Considering only inode reference count is not enough to check if any other process is accessing the device. It is possible to have two different device files for the same file.

Read and Write

If a process is reading or writing a character device, the kernel invokes the device driver read or write procedure. Although there are important cases where the kernel transmits data directly between the user address space and the device, device drivers may buffer data internally. For example, terminal drivers use clists to buffer data (seen later). In such cases, the device driver copies dat from user space to a buffer during the write, and outputs the data from the buffer to the device. The driver write procedure throttles the amount of data being output. If processes generate data faster than the device can output it, the write procedure puts processes to sleep until the device can accept more data.

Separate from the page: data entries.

hipError_t ensure_ws(cg_ctx* c, uint32_t n_keys, uint64_t ws_items, uint64_t call_items = 0) {
  {
    const hipError_t re = ensure_rsa(c, n_keys, call_items > ws_items ? call_items : ws_items);
    if (re != hipSuccess) return re;
  }
  const uint32_t kmax = c->wide_slots_max;
  size_t wide = c->eng->wide_bytes(n_keys, call_items, kmax);
  const size_t items = item_half_bytes(c, ws_items) * (call_items > ws_items ? 2 : 1);
  if (c->keyprep.cap >= c->eng->keyprep_bytes(n_keys) && c->itemws.cap >= items && c->wide.cap >= wide) {
    c->wide_max = kmax;
    return hipSuccess;
  }
  uint32_t cap = kmax;
  if (wide > c->wide.cap) {
    size_t free_b = 0, total_b = 0;
    if (hipMemGetInfo(&free_b, &total_b) == hipSuccess) {
      const size_t need_other = (c->keyprep.cap >= c->eng->keyprep_bytes(n_keys) ? 0 : c->eng->keyprep_bytes(n_keys)) +
                                (c->itemws.cap >= items ? 0 : items);
      const size_t avail = free_b + c->wide.cap;
      const size_t spare = (size_t)1 << 30;
      if (wide + need_other + spare > avail) {
        const size_t room = avail > need_other + spare ? avail - need_other - spare : 0;
        cap = (uint32_t)std::min<size_t>(room / c->eng->wide_slot_bytes(), kmax);
        wide = c->eng->wide_bytes(n_keys, call_items, cap);
      }
    }
  }
  c->wide_max = cap;
  if (c->keyprep.cap >= c->eng->keyprep_bytes(n_keys) && c->itemws.cap >= items && c->wide.cap >= wide)
    return hipSuccess;
  hipError_t e = hipDeviceSynchronize();
  if (e == hipSuccess) e = c->keyprep.ensure(c->eng->keyprep_bytes(n_keys));
  if (e == hipSuccess) e = c->itemws.ensure(items);
  if (e == hipSuccess && wide > c->wide.cap) {
    e = c->wide.ensure_exact(wide);
    c->wide_slots = e == hipSuccess ? c->eng->wide_slots(n_keys, call_items, cap) : 0;
    c->kc_dirty = true;
    if (e == hipSuccess && c->kc_on) e = c->kcache.ensure(c->eng->key_cache_bytes(c->wide_slots));
  }
  return e;
}

cg::WidePool wide_for(cg_ctx* c, uint32_t n_keys, uint64_t n_items) {
  if (c->wide.cap < c->eng->wide_bytes(n_keys, n_items, c->wide_max)) return cg::WidePool{};
  cg::WidePool p = c->eng->make_wide_pool(c->wide.p, n_keys, n_items, c->wide_max, c->wide_slots);
  if (c->kc_on && p.cap_ed && c->kcache.p && c->kcache.cap >= c->eng->key_cache_bytes(p.slots)) {
    if (c->kc_open) {
      (void)hipDeviceSynchronize();
      c->kc_dirty = true;
    }
    p.cache = c->kcache.p;
    p.cache_bits = c->kc_bits;
    p.cache_dirty = c->kc_dirty;
    c->kc_dirty = false;
    c->kc_open = true;
  }
  static const uint32_t min_ed = (uint32_t)env_u64("CG_WIDE_MIN_USES_ED", 0);
  static const uint32_t min_ec = (uint32_t)env_u64("CG_WIDE_MIN_USES_EC", 0);
  if (min_ed) p.min_ed = min_ed;
  if (min_ec) p.min_ec = min_ec;
  return p;
}

struct ChunkOpts {
  const std::function<hipError_t(uint64_t, uint64_t, uint64_t)>* prepare = nullptr;
  const cg::KeyUses* uses = nullptr;
  bool prepare_blocks = false;
};

struct CallEng {
  using Error = hipError_t;
  static constexpr Error kOk = hipSuccess;
  using Clock = std::chrono::steady_clock;
  cg_ctx* c;
  const cg::VerifyReq& r;
  hipStream_t s;
  const cg::WidePool* wp;
  const std::vector<uint64_t>& bounds;
  const ChunkOpts& o;
  uint64_t half_bytes = 0;
  bool closes_cache = true;
  Clock::time_point h0;
  double prep_ms = 0, front_ms = 0, back_ms = 0;
  const char* where = "launch_items";

  static double ms(Clock::time_point a, Clock::time_point b) { return std::chrono::duration<double, std::milli>(b - a).count(); }
  cg::ItemArgs chunk(unsigned k, int half) const {
    cg::ItemArgs a = {r, c->keyprep.p, c->itemws.p, c->btab, wp};
    a.d_items = r.d_items + bounds[k];
    a.n_items = bounds[k + 1] - bounds[k];
    a.d_status = r.d_status + bounds[k];
    a.d_item_ws = (uint8_t*)c->itemws.p + (size_t)half * half_bytes;
    return a;
  }
  Error at(const char* w, Error e) {
    if (e != hipSuccess) where = w;
    return e;
  }
  Error keyprep() { return at("launch_keyprep", c->eng->launch_keyprep(r, c->keyprep.p, s, c->fork, wp, o.uses)); }
  Error rsa_keyprep() { return at("launch_rsa_keyprep", ::rsa_keyprep(c, r, s)); }
  Error key_tables() { return c->eng->launch_key_tables(c->fork, s); }
  Error prepare(unsigned k) {
    h0 = Clock::now();
    const hipError_t w = (*o.prepare)(k, bounds[k], bounds[k + 1] - bounds[k]);
    prep_ms = ms(h0, Clock::now());
    return w;
  }
  Error plan(unsigned k, int half) { return c->eng->launch_items_plan(chunk(k, half), s, c->fork); }
  Error front(unsigned k, int half, bool planned) {
    if (!o.prepare) h0 = Clock::now();
    const hipError_t e = c->eng->launch_items_front(chunk(k, half), s, c->fork, planned);
    front_ms = ms(h0, Clock::now());
    return e;
  }
  Error back(unsigned k, int half) {
    const auto h1 = Clock::now();
    if (k == 0 && c->htrace && c->backt[0]) {
      hipEventRecord(c->backt[0], s);
      hipStream_t t = c->copy2;
      for (int q = 0; q < 3; ++q) hipStreamWaitEvent(t, c->fork.ready[q], 0);
      hipEventRecord(c->backt[1], t);
    }
    c->fork.mark = c->htrace && 3 * (size_t)k + 2 < c->fbt.size() ? c->fbt[3 * k + 2] : nullptr;
    const hipError_t x = c->eng->launch_items_back(chunk(k, half), s, c->fork);
    c->fork.mark = nullptr;
    if (c->htrace && 3 * (size_t)k + 1 < c->fbt.size()) hipEventRecord(c->fbt[3 * k + 1], s);
    back_ms = ms(h1, Clock::now());
    return x;
  }
  void chunk_enqueued(unsigned k) const {
    if (c->htrace)
      fprintf(stderr, "[cg host] chunk %llu enqueue: front %.3f ms (prepare %.3f, with the copies), back %.3f ms\n",
              (unsigned long long)k, front_ms, prep_ms, back_ms);
  }
  Error rsa_pass(Error x) {
    if (x == hipSuccess && closes_cache) c->kc_open = false;
    return x != hipSuccess ? x : at("launch_rsa_items", rsa_items(c, r, s));
  }
  Error wait(cgs::Stream, cgs::Event e) {
    return at("hipStreamWaitEvent", hipStreamWaitEvent(s, c->fork.ready[e - cgs::EV_READY0], 0));
  }
};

The method in which the driver communicates with a device depends on the hardware. Some machines provide memory mapped I/O, meaning that certain addresses in the kernel address space are not locations in physical memory but are special registers that control particular devices.

Other machines have programmed I/O, meaning that the machine contains instructions to control devices.

The interface between the device drivers and the underlying hardware is machine dependent, no standard interfaces exist at this level. For both memory mapped I/O and programmed I/O, a driver can issue control sequences to a device to set up direct memory access (DMA) between the device and memory. The system allows bulk DMA transfer of data between the device and memory in parallel to CPU operations, and the device interrupts the system when such a transfer has completed. The driver sets up the virtual memory mapping so that the correct locations in memory are used for DMA.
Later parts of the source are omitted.